• _To do_: Set down exactly the lines below, starting at the one that contains "(void) pc_hash_outstanding(ctx, 3u);" and ending at the one that contains "(void) hipGraphExecDestroy(ctx->gkr_graph); ctx->gkr_graph", with both of those lines included and nothing else.

• _Records to use_:
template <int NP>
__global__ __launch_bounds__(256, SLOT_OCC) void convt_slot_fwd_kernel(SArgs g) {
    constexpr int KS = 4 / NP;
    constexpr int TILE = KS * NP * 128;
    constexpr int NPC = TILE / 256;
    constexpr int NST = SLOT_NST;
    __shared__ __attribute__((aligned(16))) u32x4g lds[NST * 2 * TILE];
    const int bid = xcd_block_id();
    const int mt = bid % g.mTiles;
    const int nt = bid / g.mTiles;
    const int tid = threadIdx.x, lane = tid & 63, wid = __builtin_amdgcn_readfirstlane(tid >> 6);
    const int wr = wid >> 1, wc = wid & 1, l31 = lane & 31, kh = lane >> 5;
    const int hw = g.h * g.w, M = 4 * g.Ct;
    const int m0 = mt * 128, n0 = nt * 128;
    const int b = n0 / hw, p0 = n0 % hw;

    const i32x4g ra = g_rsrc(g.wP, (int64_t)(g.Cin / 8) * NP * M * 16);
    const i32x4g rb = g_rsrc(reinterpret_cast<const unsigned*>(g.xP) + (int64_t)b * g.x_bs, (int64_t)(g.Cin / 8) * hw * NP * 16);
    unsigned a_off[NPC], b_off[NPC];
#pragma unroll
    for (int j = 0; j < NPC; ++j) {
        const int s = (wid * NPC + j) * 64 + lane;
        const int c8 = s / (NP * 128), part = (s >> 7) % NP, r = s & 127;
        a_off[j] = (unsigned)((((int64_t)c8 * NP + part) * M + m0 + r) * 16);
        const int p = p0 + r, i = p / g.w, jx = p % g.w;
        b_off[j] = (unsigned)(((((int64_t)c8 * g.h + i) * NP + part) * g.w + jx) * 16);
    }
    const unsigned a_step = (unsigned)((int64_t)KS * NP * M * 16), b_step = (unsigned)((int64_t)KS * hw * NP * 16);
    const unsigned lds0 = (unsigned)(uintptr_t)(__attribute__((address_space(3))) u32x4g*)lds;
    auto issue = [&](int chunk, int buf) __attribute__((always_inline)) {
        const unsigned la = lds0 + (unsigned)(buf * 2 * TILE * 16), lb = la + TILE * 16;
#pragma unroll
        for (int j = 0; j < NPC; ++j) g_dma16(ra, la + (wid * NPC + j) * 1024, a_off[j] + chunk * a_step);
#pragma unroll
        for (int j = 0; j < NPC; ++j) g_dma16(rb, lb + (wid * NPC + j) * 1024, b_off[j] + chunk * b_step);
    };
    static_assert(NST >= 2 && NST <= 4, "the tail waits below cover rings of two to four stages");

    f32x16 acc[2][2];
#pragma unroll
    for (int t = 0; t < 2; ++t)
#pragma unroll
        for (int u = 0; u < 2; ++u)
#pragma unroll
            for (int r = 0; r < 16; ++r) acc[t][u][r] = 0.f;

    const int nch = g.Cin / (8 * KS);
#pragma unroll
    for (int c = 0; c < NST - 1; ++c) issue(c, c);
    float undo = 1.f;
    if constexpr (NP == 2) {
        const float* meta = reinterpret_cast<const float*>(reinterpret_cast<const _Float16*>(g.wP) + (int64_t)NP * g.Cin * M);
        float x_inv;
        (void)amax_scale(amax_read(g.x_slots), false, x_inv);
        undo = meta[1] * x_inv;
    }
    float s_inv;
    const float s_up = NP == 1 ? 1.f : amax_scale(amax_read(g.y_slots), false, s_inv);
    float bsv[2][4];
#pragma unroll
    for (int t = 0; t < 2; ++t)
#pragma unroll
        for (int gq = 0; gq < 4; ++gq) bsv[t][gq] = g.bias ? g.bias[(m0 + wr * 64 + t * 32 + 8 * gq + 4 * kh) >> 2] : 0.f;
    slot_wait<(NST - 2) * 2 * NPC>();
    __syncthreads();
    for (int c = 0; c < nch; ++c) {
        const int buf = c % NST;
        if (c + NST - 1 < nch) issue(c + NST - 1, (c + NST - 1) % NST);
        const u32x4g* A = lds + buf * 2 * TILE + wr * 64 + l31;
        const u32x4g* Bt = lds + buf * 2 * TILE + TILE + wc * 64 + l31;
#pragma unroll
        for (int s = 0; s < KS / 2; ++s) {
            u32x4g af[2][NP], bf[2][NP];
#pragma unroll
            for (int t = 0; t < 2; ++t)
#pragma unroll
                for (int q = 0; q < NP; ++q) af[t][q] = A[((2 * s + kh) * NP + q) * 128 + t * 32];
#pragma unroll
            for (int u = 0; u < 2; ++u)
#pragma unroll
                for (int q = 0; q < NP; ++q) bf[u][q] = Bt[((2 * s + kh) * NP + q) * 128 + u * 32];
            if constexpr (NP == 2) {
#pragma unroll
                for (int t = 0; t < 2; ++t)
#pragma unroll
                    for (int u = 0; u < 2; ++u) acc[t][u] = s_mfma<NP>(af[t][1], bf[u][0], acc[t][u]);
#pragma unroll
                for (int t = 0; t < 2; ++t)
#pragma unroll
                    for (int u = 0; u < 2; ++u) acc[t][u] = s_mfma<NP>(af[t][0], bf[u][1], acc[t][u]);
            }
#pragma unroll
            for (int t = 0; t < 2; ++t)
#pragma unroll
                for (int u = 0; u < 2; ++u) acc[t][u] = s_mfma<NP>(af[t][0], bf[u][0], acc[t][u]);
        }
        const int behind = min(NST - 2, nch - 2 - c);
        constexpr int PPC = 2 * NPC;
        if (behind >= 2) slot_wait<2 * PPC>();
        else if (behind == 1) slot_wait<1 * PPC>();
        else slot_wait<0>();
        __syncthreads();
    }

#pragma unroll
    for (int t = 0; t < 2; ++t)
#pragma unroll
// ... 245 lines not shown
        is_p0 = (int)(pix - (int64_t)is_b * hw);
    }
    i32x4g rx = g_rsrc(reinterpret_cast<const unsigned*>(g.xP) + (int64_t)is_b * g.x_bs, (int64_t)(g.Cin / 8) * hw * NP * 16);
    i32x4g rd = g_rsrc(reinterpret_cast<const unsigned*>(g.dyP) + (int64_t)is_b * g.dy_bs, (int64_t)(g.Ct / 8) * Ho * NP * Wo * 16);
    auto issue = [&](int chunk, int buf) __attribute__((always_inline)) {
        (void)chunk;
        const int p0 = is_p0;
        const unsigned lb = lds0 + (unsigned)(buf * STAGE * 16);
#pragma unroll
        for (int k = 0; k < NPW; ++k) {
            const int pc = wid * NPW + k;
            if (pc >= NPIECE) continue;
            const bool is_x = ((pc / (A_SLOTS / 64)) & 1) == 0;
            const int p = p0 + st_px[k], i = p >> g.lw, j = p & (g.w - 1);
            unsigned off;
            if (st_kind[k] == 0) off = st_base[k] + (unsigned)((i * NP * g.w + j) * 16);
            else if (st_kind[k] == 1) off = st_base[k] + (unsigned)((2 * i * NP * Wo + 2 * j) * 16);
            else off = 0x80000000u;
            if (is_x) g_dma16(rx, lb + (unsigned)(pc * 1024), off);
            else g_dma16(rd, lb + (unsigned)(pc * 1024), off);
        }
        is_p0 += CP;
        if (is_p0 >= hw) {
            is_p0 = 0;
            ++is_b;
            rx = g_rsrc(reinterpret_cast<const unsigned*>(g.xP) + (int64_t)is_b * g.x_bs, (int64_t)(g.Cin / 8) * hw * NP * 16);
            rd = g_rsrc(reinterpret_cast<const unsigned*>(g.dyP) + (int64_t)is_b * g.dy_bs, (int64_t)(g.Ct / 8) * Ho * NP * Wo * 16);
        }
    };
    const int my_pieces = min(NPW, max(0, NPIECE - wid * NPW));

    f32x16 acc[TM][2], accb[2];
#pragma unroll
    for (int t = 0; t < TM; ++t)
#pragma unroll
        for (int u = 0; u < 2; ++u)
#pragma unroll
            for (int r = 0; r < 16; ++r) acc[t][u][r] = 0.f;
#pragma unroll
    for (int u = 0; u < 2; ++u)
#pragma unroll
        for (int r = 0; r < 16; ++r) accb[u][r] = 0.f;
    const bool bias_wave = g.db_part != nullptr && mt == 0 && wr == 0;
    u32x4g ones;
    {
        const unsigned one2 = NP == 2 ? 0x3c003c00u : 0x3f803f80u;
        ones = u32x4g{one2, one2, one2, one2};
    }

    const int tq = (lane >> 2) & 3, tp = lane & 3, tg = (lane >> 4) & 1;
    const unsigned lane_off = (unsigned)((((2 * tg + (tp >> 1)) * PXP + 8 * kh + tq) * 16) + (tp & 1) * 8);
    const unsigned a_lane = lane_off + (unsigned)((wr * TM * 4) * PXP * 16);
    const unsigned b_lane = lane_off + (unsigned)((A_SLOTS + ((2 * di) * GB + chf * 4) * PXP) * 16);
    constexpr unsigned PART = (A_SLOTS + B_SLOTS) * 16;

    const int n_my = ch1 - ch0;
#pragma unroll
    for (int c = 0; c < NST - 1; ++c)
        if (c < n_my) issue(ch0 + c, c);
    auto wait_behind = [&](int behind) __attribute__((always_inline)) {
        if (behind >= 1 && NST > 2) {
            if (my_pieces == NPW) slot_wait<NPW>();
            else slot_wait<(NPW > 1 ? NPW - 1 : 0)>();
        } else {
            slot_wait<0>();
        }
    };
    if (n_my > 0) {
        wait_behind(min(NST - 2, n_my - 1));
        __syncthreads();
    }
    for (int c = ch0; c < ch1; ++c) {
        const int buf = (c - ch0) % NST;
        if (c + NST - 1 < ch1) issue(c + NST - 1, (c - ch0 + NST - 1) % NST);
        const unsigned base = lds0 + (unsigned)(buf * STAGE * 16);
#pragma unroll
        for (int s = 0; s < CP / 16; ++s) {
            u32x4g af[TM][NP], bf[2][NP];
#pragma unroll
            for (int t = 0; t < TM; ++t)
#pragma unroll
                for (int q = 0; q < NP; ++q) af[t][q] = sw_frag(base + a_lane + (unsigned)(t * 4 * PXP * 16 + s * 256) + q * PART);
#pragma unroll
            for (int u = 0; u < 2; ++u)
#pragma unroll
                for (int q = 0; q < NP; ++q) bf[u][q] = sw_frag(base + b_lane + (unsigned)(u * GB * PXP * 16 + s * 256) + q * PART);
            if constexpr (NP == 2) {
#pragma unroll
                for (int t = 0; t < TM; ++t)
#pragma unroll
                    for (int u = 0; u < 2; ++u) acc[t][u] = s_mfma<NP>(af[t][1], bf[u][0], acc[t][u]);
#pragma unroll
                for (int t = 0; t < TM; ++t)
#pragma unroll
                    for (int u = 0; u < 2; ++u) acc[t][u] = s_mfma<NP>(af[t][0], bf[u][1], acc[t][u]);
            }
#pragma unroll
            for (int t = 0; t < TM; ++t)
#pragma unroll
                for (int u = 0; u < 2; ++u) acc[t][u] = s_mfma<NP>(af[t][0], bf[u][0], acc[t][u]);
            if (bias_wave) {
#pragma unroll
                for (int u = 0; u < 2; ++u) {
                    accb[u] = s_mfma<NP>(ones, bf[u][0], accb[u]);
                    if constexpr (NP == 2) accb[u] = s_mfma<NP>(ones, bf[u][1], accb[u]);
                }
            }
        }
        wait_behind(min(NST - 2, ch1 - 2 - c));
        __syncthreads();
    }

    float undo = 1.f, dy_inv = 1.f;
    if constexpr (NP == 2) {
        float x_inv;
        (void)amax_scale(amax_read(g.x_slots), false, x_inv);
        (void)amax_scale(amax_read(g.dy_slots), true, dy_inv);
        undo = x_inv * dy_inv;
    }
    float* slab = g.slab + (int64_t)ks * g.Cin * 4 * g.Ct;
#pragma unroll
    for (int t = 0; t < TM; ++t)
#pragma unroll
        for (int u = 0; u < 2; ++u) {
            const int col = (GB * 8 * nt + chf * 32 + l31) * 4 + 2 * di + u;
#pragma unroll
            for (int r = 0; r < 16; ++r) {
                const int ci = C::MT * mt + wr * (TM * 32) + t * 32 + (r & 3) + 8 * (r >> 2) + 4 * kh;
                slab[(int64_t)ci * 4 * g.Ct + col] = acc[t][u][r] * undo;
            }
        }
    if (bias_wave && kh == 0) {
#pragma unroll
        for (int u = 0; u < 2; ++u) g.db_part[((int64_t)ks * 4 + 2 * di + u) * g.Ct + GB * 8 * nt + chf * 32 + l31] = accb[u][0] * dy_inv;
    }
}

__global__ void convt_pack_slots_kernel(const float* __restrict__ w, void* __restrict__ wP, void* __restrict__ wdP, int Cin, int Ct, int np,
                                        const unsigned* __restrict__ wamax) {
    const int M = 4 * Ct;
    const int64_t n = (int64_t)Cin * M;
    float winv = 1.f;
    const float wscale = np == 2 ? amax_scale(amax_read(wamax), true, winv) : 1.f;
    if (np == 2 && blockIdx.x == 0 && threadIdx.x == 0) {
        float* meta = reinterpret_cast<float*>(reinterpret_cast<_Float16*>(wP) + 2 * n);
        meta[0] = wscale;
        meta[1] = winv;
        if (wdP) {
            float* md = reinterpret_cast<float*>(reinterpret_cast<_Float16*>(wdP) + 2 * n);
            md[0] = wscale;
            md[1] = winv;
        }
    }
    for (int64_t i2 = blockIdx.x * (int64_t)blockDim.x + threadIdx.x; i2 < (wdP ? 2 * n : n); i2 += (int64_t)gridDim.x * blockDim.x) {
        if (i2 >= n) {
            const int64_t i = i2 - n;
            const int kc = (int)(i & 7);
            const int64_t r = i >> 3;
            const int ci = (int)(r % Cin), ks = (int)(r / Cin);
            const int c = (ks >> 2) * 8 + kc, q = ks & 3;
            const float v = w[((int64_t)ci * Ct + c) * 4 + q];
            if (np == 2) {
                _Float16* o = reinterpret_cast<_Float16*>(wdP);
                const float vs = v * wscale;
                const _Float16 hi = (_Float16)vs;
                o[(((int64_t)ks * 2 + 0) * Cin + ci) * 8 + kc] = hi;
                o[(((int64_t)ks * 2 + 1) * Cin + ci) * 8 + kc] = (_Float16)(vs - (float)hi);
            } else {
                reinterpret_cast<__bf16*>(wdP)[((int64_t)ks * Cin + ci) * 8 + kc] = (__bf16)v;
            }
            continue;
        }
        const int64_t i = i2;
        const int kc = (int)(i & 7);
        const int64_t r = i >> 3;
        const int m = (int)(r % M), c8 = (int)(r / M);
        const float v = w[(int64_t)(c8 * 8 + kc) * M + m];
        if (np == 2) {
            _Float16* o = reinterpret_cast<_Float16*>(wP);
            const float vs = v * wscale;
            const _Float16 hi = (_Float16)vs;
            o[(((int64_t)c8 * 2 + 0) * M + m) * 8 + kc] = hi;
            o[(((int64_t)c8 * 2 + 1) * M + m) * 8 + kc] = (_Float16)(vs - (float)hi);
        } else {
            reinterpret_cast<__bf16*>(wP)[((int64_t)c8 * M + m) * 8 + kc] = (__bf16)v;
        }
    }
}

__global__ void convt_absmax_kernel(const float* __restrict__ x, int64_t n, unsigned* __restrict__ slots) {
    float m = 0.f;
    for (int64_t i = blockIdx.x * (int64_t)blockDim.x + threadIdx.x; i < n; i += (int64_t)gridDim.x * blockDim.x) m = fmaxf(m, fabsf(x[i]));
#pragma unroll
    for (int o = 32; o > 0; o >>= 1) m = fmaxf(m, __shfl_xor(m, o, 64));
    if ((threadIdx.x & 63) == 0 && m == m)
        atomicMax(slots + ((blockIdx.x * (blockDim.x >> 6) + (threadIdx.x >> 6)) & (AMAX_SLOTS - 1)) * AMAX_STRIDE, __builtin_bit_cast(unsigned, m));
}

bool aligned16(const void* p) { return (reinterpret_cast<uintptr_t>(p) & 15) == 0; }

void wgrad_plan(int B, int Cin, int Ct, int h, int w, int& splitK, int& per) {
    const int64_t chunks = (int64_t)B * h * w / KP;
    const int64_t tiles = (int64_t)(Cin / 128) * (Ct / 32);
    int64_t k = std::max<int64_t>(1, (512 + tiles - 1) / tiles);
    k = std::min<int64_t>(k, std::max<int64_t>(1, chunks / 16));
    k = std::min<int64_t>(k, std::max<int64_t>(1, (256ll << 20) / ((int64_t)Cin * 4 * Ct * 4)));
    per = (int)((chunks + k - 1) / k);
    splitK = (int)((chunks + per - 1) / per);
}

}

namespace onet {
* * *
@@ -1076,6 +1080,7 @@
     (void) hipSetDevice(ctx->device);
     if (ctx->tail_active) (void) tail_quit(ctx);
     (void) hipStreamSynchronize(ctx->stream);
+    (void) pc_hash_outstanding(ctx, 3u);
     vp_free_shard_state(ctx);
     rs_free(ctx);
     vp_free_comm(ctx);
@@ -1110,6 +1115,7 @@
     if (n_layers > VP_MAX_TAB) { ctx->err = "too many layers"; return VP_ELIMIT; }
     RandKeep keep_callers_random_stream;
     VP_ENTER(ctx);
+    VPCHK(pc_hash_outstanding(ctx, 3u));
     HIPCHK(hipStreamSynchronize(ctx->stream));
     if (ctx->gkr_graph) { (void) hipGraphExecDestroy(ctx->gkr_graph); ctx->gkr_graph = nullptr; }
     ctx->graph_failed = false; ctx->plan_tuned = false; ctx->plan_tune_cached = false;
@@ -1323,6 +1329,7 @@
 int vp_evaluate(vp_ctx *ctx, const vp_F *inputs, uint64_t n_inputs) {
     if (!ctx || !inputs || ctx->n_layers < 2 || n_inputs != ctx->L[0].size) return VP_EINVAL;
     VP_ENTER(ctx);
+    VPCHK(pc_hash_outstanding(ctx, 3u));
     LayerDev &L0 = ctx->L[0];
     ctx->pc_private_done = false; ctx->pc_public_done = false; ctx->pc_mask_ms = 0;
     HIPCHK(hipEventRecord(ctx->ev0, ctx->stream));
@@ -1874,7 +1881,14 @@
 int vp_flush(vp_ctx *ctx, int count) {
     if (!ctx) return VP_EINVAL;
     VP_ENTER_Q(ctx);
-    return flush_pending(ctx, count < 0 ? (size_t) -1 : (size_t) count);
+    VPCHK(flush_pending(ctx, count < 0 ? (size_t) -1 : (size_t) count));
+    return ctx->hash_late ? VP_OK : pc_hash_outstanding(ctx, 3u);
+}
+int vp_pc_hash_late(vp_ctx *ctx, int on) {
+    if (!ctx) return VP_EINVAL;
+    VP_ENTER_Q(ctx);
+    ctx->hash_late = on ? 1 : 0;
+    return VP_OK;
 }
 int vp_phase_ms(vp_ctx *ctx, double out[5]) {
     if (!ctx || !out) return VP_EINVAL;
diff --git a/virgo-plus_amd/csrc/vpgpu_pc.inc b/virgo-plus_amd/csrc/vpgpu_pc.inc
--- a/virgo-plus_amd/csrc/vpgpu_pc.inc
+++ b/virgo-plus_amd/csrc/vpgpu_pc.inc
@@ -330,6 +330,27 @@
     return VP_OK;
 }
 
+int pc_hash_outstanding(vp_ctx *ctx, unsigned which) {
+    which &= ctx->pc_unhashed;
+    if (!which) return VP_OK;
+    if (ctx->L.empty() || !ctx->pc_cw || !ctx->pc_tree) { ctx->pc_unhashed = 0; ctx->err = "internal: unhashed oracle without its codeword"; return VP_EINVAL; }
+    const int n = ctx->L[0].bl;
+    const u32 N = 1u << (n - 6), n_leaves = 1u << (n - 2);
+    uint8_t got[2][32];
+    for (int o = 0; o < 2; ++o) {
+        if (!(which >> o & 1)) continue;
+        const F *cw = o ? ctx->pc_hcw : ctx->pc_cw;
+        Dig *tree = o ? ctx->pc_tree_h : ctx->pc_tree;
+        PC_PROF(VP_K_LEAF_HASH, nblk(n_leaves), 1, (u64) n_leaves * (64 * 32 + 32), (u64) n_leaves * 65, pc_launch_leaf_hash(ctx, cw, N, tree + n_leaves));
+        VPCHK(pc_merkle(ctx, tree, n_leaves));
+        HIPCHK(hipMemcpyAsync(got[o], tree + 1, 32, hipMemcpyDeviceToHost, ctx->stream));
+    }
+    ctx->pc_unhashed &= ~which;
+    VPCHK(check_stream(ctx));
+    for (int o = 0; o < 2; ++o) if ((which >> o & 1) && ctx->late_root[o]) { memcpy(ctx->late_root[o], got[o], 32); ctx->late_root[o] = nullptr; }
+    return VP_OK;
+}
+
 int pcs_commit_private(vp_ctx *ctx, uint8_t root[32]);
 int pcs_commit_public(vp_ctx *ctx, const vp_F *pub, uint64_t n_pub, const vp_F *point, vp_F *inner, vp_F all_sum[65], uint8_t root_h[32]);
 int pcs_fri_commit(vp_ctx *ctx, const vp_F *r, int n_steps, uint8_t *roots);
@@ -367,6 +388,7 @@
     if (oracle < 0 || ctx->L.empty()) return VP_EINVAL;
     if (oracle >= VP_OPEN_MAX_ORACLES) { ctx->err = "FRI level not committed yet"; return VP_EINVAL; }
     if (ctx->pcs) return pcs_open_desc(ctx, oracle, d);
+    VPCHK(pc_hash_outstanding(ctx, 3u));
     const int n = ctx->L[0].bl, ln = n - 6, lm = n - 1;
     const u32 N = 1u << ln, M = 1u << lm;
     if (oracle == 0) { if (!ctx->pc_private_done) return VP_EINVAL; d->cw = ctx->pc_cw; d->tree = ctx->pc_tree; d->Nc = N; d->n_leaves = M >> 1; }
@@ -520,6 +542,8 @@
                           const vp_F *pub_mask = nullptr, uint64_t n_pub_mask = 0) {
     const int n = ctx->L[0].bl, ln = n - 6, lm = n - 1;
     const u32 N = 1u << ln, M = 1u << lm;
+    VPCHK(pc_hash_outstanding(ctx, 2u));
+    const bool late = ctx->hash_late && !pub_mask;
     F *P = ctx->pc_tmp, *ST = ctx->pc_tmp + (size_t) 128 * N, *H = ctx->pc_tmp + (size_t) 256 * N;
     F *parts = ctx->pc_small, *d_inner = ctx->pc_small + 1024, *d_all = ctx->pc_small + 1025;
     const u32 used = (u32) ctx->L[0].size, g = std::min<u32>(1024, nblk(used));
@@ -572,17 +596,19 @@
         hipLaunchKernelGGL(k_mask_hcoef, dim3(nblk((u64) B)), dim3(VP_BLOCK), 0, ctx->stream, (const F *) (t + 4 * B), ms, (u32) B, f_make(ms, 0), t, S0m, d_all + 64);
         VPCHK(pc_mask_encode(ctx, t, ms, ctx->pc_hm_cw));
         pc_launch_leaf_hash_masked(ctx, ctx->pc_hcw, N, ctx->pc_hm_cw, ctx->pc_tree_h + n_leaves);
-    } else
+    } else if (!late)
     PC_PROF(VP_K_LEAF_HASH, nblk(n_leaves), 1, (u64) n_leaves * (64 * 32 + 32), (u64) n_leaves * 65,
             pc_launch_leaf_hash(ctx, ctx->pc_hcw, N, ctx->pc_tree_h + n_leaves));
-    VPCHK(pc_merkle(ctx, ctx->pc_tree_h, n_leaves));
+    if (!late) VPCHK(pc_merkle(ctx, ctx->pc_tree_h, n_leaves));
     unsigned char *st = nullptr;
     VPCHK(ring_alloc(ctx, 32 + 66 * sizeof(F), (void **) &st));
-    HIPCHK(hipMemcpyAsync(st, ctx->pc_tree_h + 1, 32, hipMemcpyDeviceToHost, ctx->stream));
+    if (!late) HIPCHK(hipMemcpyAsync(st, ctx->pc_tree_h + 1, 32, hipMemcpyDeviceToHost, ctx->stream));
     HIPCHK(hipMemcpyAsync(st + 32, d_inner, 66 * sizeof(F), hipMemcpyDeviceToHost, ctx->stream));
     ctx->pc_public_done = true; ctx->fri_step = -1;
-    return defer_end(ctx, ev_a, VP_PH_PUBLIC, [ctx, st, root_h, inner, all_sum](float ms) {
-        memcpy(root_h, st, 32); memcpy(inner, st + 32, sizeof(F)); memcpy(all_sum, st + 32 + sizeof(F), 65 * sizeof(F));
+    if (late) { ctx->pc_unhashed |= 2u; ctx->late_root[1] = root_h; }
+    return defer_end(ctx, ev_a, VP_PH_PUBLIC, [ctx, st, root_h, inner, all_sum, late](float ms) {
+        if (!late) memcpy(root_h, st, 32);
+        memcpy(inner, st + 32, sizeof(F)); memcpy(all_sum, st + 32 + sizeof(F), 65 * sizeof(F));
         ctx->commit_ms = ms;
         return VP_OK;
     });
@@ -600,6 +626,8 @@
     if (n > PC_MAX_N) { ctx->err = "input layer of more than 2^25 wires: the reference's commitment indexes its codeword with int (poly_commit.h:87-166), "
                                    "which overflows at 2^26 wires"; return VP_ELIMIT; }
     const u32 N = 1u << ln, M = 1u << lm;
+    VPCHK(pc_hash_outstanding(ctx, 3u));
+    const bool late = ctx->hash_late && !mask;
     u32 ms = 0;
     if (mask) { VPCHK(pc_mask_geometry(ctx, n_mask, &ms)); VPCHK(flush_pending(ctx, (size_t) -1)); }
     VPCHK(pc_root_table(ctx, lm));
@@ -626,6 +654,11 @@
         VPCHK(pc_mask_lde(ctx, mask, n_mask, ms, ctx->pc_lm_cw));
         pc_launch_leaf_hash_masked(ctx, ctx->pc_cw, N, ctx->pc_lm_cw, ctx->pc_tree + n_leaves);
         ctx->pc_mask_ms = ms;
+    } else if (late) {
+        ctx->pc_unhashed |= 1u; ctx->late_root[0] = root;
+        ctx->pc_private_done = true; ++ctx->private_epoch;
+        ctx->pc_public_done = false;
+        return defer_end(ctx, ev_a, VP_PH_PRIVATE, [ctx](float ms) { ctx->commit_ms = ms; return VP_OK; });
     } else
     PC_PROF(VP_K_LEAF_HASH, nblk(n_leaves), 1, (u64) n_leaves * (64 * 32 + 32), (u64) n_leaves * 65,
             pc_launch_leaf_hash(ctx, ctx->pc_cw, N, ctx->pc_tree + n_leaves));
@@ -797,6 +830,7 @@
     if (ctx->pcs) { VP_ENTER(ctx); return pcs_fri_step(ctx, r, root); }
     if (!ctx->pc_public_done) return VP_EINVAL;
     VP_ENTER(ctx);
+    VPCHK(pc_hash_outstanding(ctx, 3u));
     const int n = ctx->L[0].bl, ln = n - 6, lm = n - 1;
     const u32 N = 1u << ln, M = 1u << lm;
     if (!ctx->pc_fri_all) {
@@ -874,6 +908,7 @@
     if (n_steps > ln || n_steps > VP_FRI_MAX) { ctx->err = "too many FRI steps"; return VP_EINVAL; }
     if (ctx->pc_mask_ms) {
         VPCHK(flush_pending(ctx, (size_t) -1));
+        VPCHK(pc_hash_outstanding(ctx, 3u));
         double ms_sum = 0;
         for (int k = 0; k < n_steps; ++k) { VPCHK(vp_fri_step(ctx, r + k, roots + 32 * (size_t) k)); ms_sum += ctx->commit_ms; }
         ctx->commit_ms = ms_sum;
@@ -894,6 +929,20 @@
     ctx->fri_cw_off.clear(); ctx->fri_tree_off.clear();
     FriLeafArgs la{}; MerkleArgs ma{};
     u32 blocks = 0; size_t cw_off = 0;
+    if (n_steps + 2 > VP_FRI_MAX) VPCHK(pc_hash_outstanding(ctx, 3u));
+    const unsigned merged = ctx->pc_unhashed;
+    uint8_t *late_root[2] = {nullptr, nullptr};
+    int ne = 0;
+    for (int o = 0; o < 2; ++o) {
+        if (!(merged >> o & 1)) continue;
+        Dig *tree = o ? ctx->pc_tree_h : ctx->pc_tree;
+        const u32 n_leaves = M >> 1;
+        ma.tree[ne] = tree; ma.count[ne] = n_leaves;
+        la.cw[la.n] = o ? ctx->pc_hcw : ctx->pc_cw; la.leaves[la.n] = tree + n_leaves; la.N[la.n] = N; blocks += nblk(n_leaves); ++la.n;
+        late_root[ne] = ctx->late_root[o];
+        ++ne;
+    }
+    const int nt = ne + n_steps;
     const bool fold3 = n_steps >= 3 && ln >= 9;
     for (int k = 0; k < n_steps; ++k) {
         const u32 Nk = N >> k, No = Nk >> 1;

• _Final answer_:
+    (void) pc_hash_outstanding(ctx, 3u);
     vp_free_shard_state(ctx);
     rs_free(ctx);
     vp_free_comm(ctx);
@@ -1110,6 +1115,7 @@
     if (n_layers > VP_MAX_TAB) { ctx->err = "too many layers"; return VP_ELIMIT; }
     RandKeep keep_callers_random_stream;
     VP_ENTER(ctx);
+    VPCHK(pc_hash_outstanding(ctx, 3u));
     HIPCHK(hipStreamSynchronize(ctx->stream));
     if (ctx->gkr_graph) { (void) hipGraphExecDestroy(ctx->gkr_graph); ctx->gkr_graph = nullptr; }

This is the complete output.